#pragma unroll 1
  for (int rep = 0; rep < nrep; ++rep) {
    const int z = z0 + rep;
#if !ATTN_REP_PREFETCH
    if (REP && rep > 0) load_q(z);
#endif
    half_t* O = (half_t*)p.o + (int64_t)(z / p.o_inner) * p.o_outer + (int64_t)(z % p.o_inner) * p.o_step + head * d;
#pragma unroll
    for (int b = 0; b < QB; ++b) {
        m_run[b] = FOLD ? 0.f : -1.0e30f;
        l_run[b] = 0.f;
#pragma unroll
        for (int i = 0; i < DT; ++i) acc[b][i] = (floatx4){0.f, 0.f, 0.f, 0.f};
    }
    for (int t = 0; t < ntiles; ++t) {
        const int cur = t & 1;
        const half_t* k = sK + cur * KVT * KLD;
        const half_t* vt = sVt + cur * DP * VT_LD;
        const int key0 = t * KVT;
        const bool ragged = key0 + KVT > p.seq_k;

        floatx4 s[QB][NKB][2];
#pragma unroll
        for (int kb = 0; kb < NKB; ++kb)
#pragma unroll
            for (int sub = 0; sub < 2; ++sub) {
#pragma unroll
                for (int b = 0; b < QB; ++b) s[b][kb][sub] = (floatx4){0.f, 0.f, 0.f, 0.f};
                const half_t* kr = k + (kb * 32 + sub * 16 + qc) * KLD;
                const int ksw = KSWZ ? ((qc >> 1) & 7) : 0;
#pragma unroll
                for (int kk = 0; kk < KS; ++kk) {
                    half8 kf = *(const half8*)(kr + (((kk * 4 + g) ^ ksw) * 8));
                    if (FOLD && kk == FKK) {
                        uint4v ku = __builtin_bit_cast(uint4v, kf);
                        ku[FE / 2] |= kone;
                        kf = __builtin_bit_cast(half8, ku);
                    }
#pragma unroll
                    for (int b = 0; b < QB; ++b)
                        s[b][kb][sub] = __builtin_amdgcn_mfma_f32_16x16x32_f16(kf, qf[b][kk], s[b][kb][sub], 0, 0, 0);
                }
            }
        if (t + 1 < ntiles) load_tile(t + 1, cur ^ 1);
#if ATTN_REP_PREFETCH
        if (REP && rep + 1 < nrep) load_q(z + 1);
#endif
        half8 pf[QB][NKB];
#pragma unroll
        for (int b = 0; b < QB; ++b) {
            if (ragged || p.causal) {
                const int kmax = p.causal ? min(p.seq_k - 1, qrow[b]) : p.seq_k - 1;
                const int rel = kmax - key0 - g * 4;
#pragma unroll
                for (int kb = 0; kb < NKB; ++kb)
#pragma unroll
                    for (int sub = 0; sub < 2; ++sub)
#pragma unroll
                        for (int r = 0; r < 4; ++r)
                            if (kb * 32 + sub * 16 + r > rel) s[b][kb][sub][r] = -1.0e30f;
            }
            if constexpr (FOLD) {
                float mx = s[b][0][0][0];
#pragma unroll
                for (int kb = 0; kb < NKB; ++kb)
#pragma unroll
                    for (int sub = 0; sub < 2; ++sub)
#pragma unroll
                        for (int r = 0; r < 4; ++r) mx = fmaxf(mx, s[b][kb][sub][r]);
                if (t == 0 || __builtin_amdgcn_ballot_w64(mx > 8.f) != 0) {
                    mx = col_max(mx);
                    const float want = m_run[b] + (t == 0 ? mx : fmaxf(mx, 0.f));
                    const float mnew = (float)(half_t)want;
                    const float shift = mnew - m_run[b];
                    m_run[b] = mnew;
                    if (t > 0) {
                        const float alpha = __builtin_amdgcn_exp2f(-shift);
                        if (!ONES) l_run[b] *= alpha;
#pragma unroll
                        for (int i = 0; i < DTA; ++i)
#pragma unroll
                            for (int r = 0; r < 4; ++r) acc[b][i][r] *= alpha;
                    }
#pragma unroll
                    for (int kb = 0; kb < NKB; ++kb)
#pragma unroll
                        for (int sub = 0; sub < 2; ++sub)
#pragma unroll
                            for (int r = 0; r < 4; ++r) s[b][kb][sub][r] -= shift;
                    if (g == FG) qf[b][FKK][FE] = (half_t)(-mnew);
                }
                const half2v ones = {(_Float16)1.f, (_Float16)1.f};
                float psum = 0.f;
#pragma unroll
                for (int kb = 0; kb < NKB; ++kb) {
                    uint4v pk;
#pragma unroll
                    for (int sub = 0; sub < 2; ++sub)
#pragma unroll
                        for (int h = 0; h < 2; ++h) {
                            const unsigned u = pack2h(__builtin_amdgcn_exp2f(s[b][kb][sub][2 * h]), __builtin_amdgcn_exp2f(s[b][kb][sub][2 * h + 1]));
                            if (!ONES) psum = __builtin_amdgcn_fdot2(__builtin_bit_cast(half2v, u), ones, psum, false);
                            pk[sub * 2 + h] = u;
                        }
                    pf[b][kb] = __builtin_bit_cast(half8, pk);
                }
                if (!ONES) l_run[b] += psum;
                continue;
            }
            float mx = m_run[b];
#pragma unroll
            for (int kb = 0; kb < NKB; ++kb)
#pragma unroll
                for (int sub = 0; sub < 2; ++sub)
#pragma unroll
                    for (int r = 0; r < 4; ++r) mx = fmaxf(mx, s[b][kb][sub][r]);
            mx = col_max(mx);
            if (__builtin_amdgcn_ballot_w64(mx > m_run[b]) != 0) {
                const float alpha = __builtin_amdgcn_exp2f((m_run[b] - mx) * c2);
                m_run[b] = mx;
                l_run[b] *= alpha;
#pragma unroll
                for (int i = 0; i < DTA; ++i)
#pragma unroll
                    for (int r = 0; r < 4; ++r) acc[b][i][r] *= alpha;
            }
            const float2v c2v = {c2, c2}, mcv = {-mx * c2, -mx * c2};
            const half2v ones = {(_Float16)1.f, (_Float16)1.f};
            float psum = 0.f;
#pragma unroll
            for (int kb = 0; kb < NKB; ++kb) {
                uint4v pk;
#pragma unroll
                for (int sub = 0; sub < 2; ++sub)
#pragma unroll
                    for (int h = 0; h < 2; ++h) {
                        float2v x = {s[b][kb][sub][2 * h], s[b][kb][sub][2 * h + 1]};
                        x = __builtin_elementwise_fma(x, c2v, mcv);
                        const unsigned u = pack2h(__builtin_amdgcn_exp2f(x[0]), __builtin_amdgcn_exp2f(x[1]));
                        psum = __builtin_amdgcn_fdot2(__builtin_bit_cast(half2v, u), ones, psum, false);
                        pk[sub * 2 + h] = u;
                    }
                pf[b][kb] = __builtin_bit_cast(half8, pk);
            }
            l_run[b] += psum;
        }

## What the task asks
For each line in the listing, return it exactly as shown.

## Result for this exercise
#pragma unroll 1
  for (int rep = 0; rep < nrep; ++rep) {
    const int z = z0 + rep;
#if !ATTN_REP_PREFETCH
    if (REP && rep > 0) load_q(z);
#endif
    half_t* O = (half_t*)p.o + (int64_t)(z / p.o_inner) * p.o_outer + (int64_t)(z % p.o_inner) * p.o_step + head * d;
#pragma unroll
    for (int b = 0; b < QB; ++b) {
        m_run[b] = FOLD ? 0.f : -1.0e30f;
        l_run[b] = 0.f;
#pragma unroll
        for (int i = 0; i < DT; ++i) acc[b][i] = (floatx4){0.f, 0.f, 0.f, 0.f};
    }
    for (int t = 0; t < ntiles; ++t) {
        const int cur = t & 1;
        const half_t* k = sK + cur * KVT * KLD;
        const half_t* vt = sVt + cur * DP * VT_LD;
        const int key0 = t * KVT;
        const bool ragged = key0 + KVT > p.seq_k;

        floatx4 s[QB][NKB][2];
#pragma unroll
        for (int kb = 0; kb < NKB; ++kb)
#pragma unroll
            for (int sub = 0; sub < 2; ++sub) {
#pragma unroll
                for (int b = 0; b < QB; ++b) s[b][kb][sub] = (floatx4){0.f, 0.f, 0.f, 0.f};
                const half_t* kr = k + (kb * 32 + sub * 16 + qc) * KLD;
                const int ksw = KSWZ ? ((qc >> 1) & 7) : 0;
#pragma unroll
                for (int kk = 0; kk < KS; ++kk) {
                    half8 kf = *(const half8*)(kr + (((kk * 4 + g) ^ ksw) * 8));
                    if (FOLD && kk == FKK) {
                        uint4v ku = __builtin_bit_cast(uint4v, kf);
                        ku[FE / 2] |= kone;
                        kf = __builtin_bit_cast(half8, ku);
                    }
#pragma unroll
                    for (int b = 0; b < QB; ++b)
                        s[b][kb][sub] = __builtin_amdgcn_mfma_f32_16x16x32_f16(kf, qf[b][kk], s[b][kb][sub], 0, 0, 0);
                }
            }
        if (t + 1 < ntiles) load_tile(t + 1, cur ^ 1);
#if ATTN_REP_PREFETCH
        if (REP && rep + 1 < nrep) load_q(z + 1);
#endif
        half8 pf[QB][NKB];
#pragma unroll
        for (int b = 0; b < QB; ++b) {
            if (ragged || p.causal) {
                const int kmax = p.causal ? min(p.seq_k - 1, qrow[b]) : p.seq_k - 1;
                const int rel = kmax - key0 - g * 4;
#pragma unroll
                for (int kb = 0; kb < NKB; ++kb)
#pragma unroll
                    for (int sub = 0; sub < 2; ++sub)
#pragma unroll
                        for (int r = 0; r < 4; ++r)
                            if (kb * 32 + sub * 16 + r > rel) s[b][kb][sub][r] = -1.0e30f;
            }
            if constexpr (FOLD) {
                float mx = s[b][0][0][0];
#pragma unroll
                for (int kb = 0; kb < NKB; ++kb)
#pragma unroll
                    for (int sub = 0; sub < 2; ++sub)
#pragma unroll
                        for (int r = 0; r < 4; ++r) mx = fmaxf(mx, s[b][kb][sub][r]);
                if (t == 0 || __builtin_amdgcn_ballot_w64(mx > 8.f) != 0) {
                    mx = col_max(mx);
                    const float want = m_run[b] + (t == 0 ? mx : fmaxf(mx, 0.f));
                    const float mnew = (float)(half_t)want;
                    const float shift = mnew - m_run[b];
                    m_run[b] = mnew;
                    if (t > 0) {
                        const float alpha = __builtin_amdgcn_exp2f(-shift);
                        if (!ONES) l_run[b] *= alpha;
#pragma unroll
                        for (int i = 0; i < DTA; ++i)
#pragma unroll
                            for (int r = 0; r < 4; ++r) acc[b][i][r] *= alpha;
                    }
#pragma unroll
                    for (int kb = 0; kb < NKB; ++kb)
#pragma unroll
                        for (int sub = 0; sub < 2; ++sub)
#pragma unroll
                            for (int r = 0; r < 4; ++r) s[b][kb][sub][r] -= shift;
                    if (g == FG) qf[b][FKK][FE] = (half_t)(-mnew);
                }
                const half2v ones = {(_Float16)1.f, (_Float16)1.f};
                float psum = 0.f;
#pragma unroll
                for (int kb = 0; kb < NKB; ++kb) {
                    uint4v pk;
#pragma unroll
                    for (int sub = 0; sub < 2; ++sub)
#pragma unroll
                        for (int h = 0; h < 2; ++h) {
                            const unsigned u = pack2h(__builtin_amdgcn_exp2f(s[b][kb][sub][2 * h]), __builtin_amdgcn_exp2f(s[b][kb][sub][2 * h + 1]));
                            if (!ONES) psum = __builtin_amdgcn_fdot2(__builtin_bit_cast(half2v, u), ones, psum, false);
                            pk[sub * 2 + h] = u;
                        }
                    pf[b][kb] = __builtin_bit_cast(half8, pk);
                }
                if (!ONES) l_run[b] += psum;
                continue;
            }
            float mx = m_run[b];
#pragma unroll
            for (int kb = 0; kb < NKB; ++kb)
#pragma unroll
                for (int sub = 0; sub < 2; ++sub)
#pragma unroll
                    for (int r = 0; r < 4; ++r) mx = fmaxf(mx, s[b][kb][sub][r]);
            mx = col_max(mx);
            if (__builtin_amdgcn_ballot_w64(mx > m_run[b]) != 0) {
                const float alpha = __builtin_amdgcn_exp2f((m_run[b] - mx) * c2);
                m_run[b] = mx;
                l_run[b] *= alpha;
#pragma unroll
                for (int i = 0; i < DTA; ++i)
#pragma unroll
                    for (int r = 0; r < 4; ++r) acc[b][i][r] *= alpha;
            }
            const float2v c2v = {c2, c2}, mcv = {-mx * c2, -mx * c2};
            const half2v ones = {(_Float16)1.f, (_Float16)1.f};
            float psum = 0.f;
#pragma unroll
            for (int kb = 0; kb < NKB; ++kb) {
                uint4v pk;
#pragma unroll
                for (int sub = 0; sub < 2; ++sub)
#pragma unroll
                    for (int h = 0; h < 2; ++h) {
                        float2v x = {s[b][kb][sub][2 * h], s[b][kb][sub][2 * h + 1]};
                        x = __builtin_elementwise_fma(x, c2v, mcv);
                        const unsigned u = pack2h(__builtin_amdgcn_exp2f(x[0]), __builtin_amdgcn_exp2f(x[1]));
                        psum = __builtin_amdgcn_fdot2(__builtin_bit_cast(half2v, u), ones, psum, false);
                        pk[sub * 2 + h] = u;
                    }
                pf[b][kb] = __builtin_bit_cast(half8, pk);
            }
            l_run[b] += psum;
        }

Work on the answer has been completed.